> **EXERCISE PROMPT**
Write down every entry once more, exactly as it reads.

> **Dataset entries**
__device__ __forceinline__ f32x4 mfma_h(const u32x4v &a, const u32x4v &b, f32x4 c) {
    return __builtin_amdgcn_mfma_f32_16x16x32_f16(__builtin_bit_cast(f16x8, a), __builtin_bit_cast(f16x8, b), c, 0, 0,
                                                  0);
}
__device__ __forceinline__ f32x4 mfma_h2(const u32x4v (&w)[2], const u32x4v (&x)[2], f32x4 c) {
    c = mfma_h(w[1], x[0], c);
    c = mfma_h(w[0], x[1], c);
    c = mfma_h(w[0], x[0], c);
    return c;
}
// ... 58 lines not shown
    return (((int64_t)sl * 4 + mt) * 2 + pl) * 64 + lane;
}
__device__ __forceinline__ int w2_idx(int c, int sl, int pl, int lane) { return ((c * 2 + sl) * 2 + pl) * 64 + lane; }
static inline int64_t w1t_f4(const H2Geom &g) { return g.prefix ? (int64_t)g.P * 16 : 0; }

__host__ __device__ inline int64_t bias_f4(int nct) { return 80 + 4 * (int64_t)nct; }
__host__ __device__ inline int64_t lds_w2_off(bool rnn, int nct) { return rec_f4(rnn) + bias_f4(nct); }
__host__ __device__ inline int64_t lds_w1_off(bool rnn, int nct, bool w2l) {
    return lds_w2_off(rnn, nct) + (w2l ? w2s_f4(nct) : 0);
}

struct H2Args {
    const float *X;
    int64_t xs, R;
    H2Geom g;
    int pre;
    const float *Hin;
    int64_t hs;
    const u32x4v *pk;
    const float *W1T;
    const float *b1, *bi, *bh, *b2;
    float *Hout, *Q;
    SelectArgs sel;
    int w1_lds;
    int w1_off;
};

constexpr int kH2NT = 2;
constexpr int kH2WavesPerSimd = 2;
constexpr int kH2Waves = 4 * kH2WavesPerSimd;
constexpr int kH2XBuf = 2;
constexpr int kH2SxInit = 11;
#if defined(ASG_ROLLOUT_XSKIP) && !defined(ASG_TIMING_EXPERIMENTS)
#error "ASG_ROLLOUT_XSKIP gives wrong results: timing experiments only (-DASG_TIMING_EXPERIMENTS)"
#endif
#ifndef ASG_ROLLOUT_XSKIP
#define ASG_ROLLOUT_XSKIP 0
#endif

template <class A>
__device__ __forceinline__ int h2_s0(A &a) { return a.pre ? (a.g.Pp >> 5) : 0; }

template <bool RNN, bool W2L>
__device__ __forceinline__ void h2_stage(const H2Args &a, u32x4v *s, int (&sw)[4]) {
    const H2Geom &g = a.g;
    const u32x4v *rec = a.pk + 1 + w1s_f4(g.Kp);
    const int64_t nrec = rec_f4(RNN);
    for (int64_t i = threadIdx.x; i < nrec; i += blockDim.x) s[i] = rec[i];
    float *bs = reinterpret_cast<float *>(s + nrec);
    for (int i = threadIdx.x; i < 5 * kHid + 16 * g.nct; i += blockDim.x) {
        const int blk = i >> 6, u = i & 63;
        float v;
        if (blk == 0) v = a.b1[u];
        else if (blk < 5) {
            if (RNN) v = blk == 1 ? a.bi[u] + a.bh[u]
                       : blk == 2 ? a.bi[kHid + u] + a.bh[kHid + u]
                       : blk == 3 ? a.bi[2 * kHid + u] : a.bh[2 * kHid + u];
            else v = blk == 1 ? a.bi[u] : 0.f;
        } else {
            const int j = i - 5 * kHid;
            v = j < g.nout ? a.b2[j] : 0.f;
        }
        bs[i] = v;
    }
    if (W2L) {
        const int64_t n2 = w2s_f4(g.nct), off = lds_w2_off(RNN, g.nct);
        for (int64_t i = threadIdx.x; i < n2; i += blockDim.x) s[off + i] = rec[nrec + i];
    }
    {
        const u32x4v *w1 = a.pk + 1 + w1_idx(h2_s0(a) + a.w1_off, 0, 0, 0);
        const int64_t n1 = (int64_t)a.w1_lds * 4 * 2 * 64, off = lds_w1_off(RNN, g.nct, W2L);
        for (int64_t i = threadIdx.x; i < n1; i += blockDim.x) s[off + i] = w1[i];
    }
    const int4 hdr = *reinterpret_cast<const int4 *>(a.pk);
    sw[0] = hdr.x;
    sw[1] = hdr.y;
    sw[2] = hdr.z;
    sw[3] = hdr.w;
}

struct NoTailHook {
    template <class H>
    __device__ void operator()(const H &) const {}
};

> **COMPLETED TASK**
__device__ __forceinline__ f32x4 mfma_h(const u32x4v &a, const u32x4v &b, f32x4 c) {
    return __builtin_amdgcn_mfma_f32_16x16x32_f16(__builtin_bit_cast(f16x8, a), __builtin_bit_cast(f16x8, b), c, 0, 0,
                                                  0);
}
__device__ __forceinline__ f32x4 mfma_h2(const u32x4v (&w)[2], const u32x4v (&x)[2], f32x4 c) {
    c = mfma_h(w[1], x[0], c);
    c = mfma_h(w[0], x[1], c);
    c = mfma_h(w[0], x[0], c);
    return c;
}
// ... 58 lines not shown
    return (((int64_t)sl * 4 + mt) * 2 + pl) * 64 + lane;
}
__device__ __forceinline__ int w2_idx(int c, int sl, int pl, int lane) { return ((c * 2 + sl) * 2 + pl) * 64 + lane; }
static inline int64_t w1t_f4(const H2Geom &g) { return g.prefix ? (int64_t)g.P * 16 : 0; }

__host__ __device__ inline int64_t bias_f4(int nct) { return 80 + 4 * (int64_t)nct; }
__host__ __device__ inline int64_t lds_w2_off(bool rnn, int nct) { return rec_f4(rnn) + bias_f4(nct); }
__host__ __device__ inline int64_t lds_w1_off(bool rnn, int nct, bool w2l) {
    return lds_w2_off(rnn, nct) + (w2l ? w2s_f4(nct) : 0);
}

struct H2Args {
    const float *X;
    int64_t xs, R;
    H2Geom g;
    int pre;
    const float *Hin;
    int64_t hs;
    const u32x4v *pk;
    const float *W1T;
    const float *b1, *bi, *bh, *b2;
    float *Hout, *Q;
    SelectArgs sel;
    int w1_lds;
    int w1_off;
};

constexpr int kH2NT = 2;
constexpr int kH2WavesPerSimd = 2;
constexpr int kH2Waves = 4 * kH2WavesPerSimd;
constexpr int kH2XBuf = 2;
constexpr int kH2SxInit = 11;
#if defined(ASG_ROLLOUT_XSKIP) && !defined(ASG_TIMING_EXPERIMENTS)
#error "ASG_ROLLOUT_XSKIP gives wrong results: timing experiments only (-DASG_TIMING_EXPERIMENTS)"
#endif
#ifndef ASG_ROLLOUT_XSKIP
#define ASG_ROLLOUT_XSKIP 0
#endif

template <class A>
__device__ __forceinline__ int h2_s0(A &a) { return a.pre ? (a.g.Pp >> 5) : 0; }

template <bool RNN, bool W2L>
__device__ __forceinline__ void h2_stage(const H2Args &a, u32x4v *s, int (&sw)[4]) {
    const H2Geom &g = a.g;
    const u32x4v *rec = a.pk + 1 + w1s_f4(g.Kp);
    const int64_t nrec = rec_f4(RNN);
    for (int64_t i = threadIdx.x; i < nrec; i += blockDim.x) s[i] = rec[i];
    float *bs = reinterpret_cast<float *>(s + nrec);
    for (int i = threadIdx.x; i < 5 * kHid + 16 * g.nct; i += blockDim.x) {
        const int blk = i >> 6, u = i & 63;
        float v;
        if (blk == 0) v = a.b1[u];
        else if (blk < 5) {
            if (RNN) v = blk == 1 ? a.bi[u] + a.bh[u]
                       : blk == 2 ? a.bi[kHid + u] + a.bh[kHid + u]
                       : blk == 3 ? a.bi[2 * kHid + u] : a.bh[2 * kHid + u];
            else v = blk == 1 ? a.bi[u] : 0.f;
        } else {
            const int j = i - 5 * kHid;
            v = j < g.nout ? a.b2[j] : 0.f;
        }
        bs[i] = v;
    }
    if (W2L) {
        const int64_t n2 = w2s_f4(g.nct), off = lds_w2_off(RNN, g.nct);
        for (int64_t i = threadIdx.x; i < n2; i += blockDim.x) s[off + i] = rec[nrec + i];
    }
    {
        const u32x4v *w1 = a.pk + 1 + w1_idx(h2_s0(a) + a.w1_off, 0, 0, 0);
        const int64_t n1 = (int64_t)a.w1_lds * 4 * 2 * 64, off = lds_w1_off(RNN, g.nct, W2L);
        for (int64_t i = threadIdx.x; i < n1; i += blockDim.x) s[off + i] = w1[i];
    }
    const int4 hdr = *reinterpret_cast<const int4 *>(a.pk);
    sw[0] = hdr.x;
    sw[1] = hdr.y;
    sw[2] = hdr.z;
    sw[3] = hdr.w;
}

struct NoTailHook {
    template <class H>
    __device__ void operator()(const H &) const {}
};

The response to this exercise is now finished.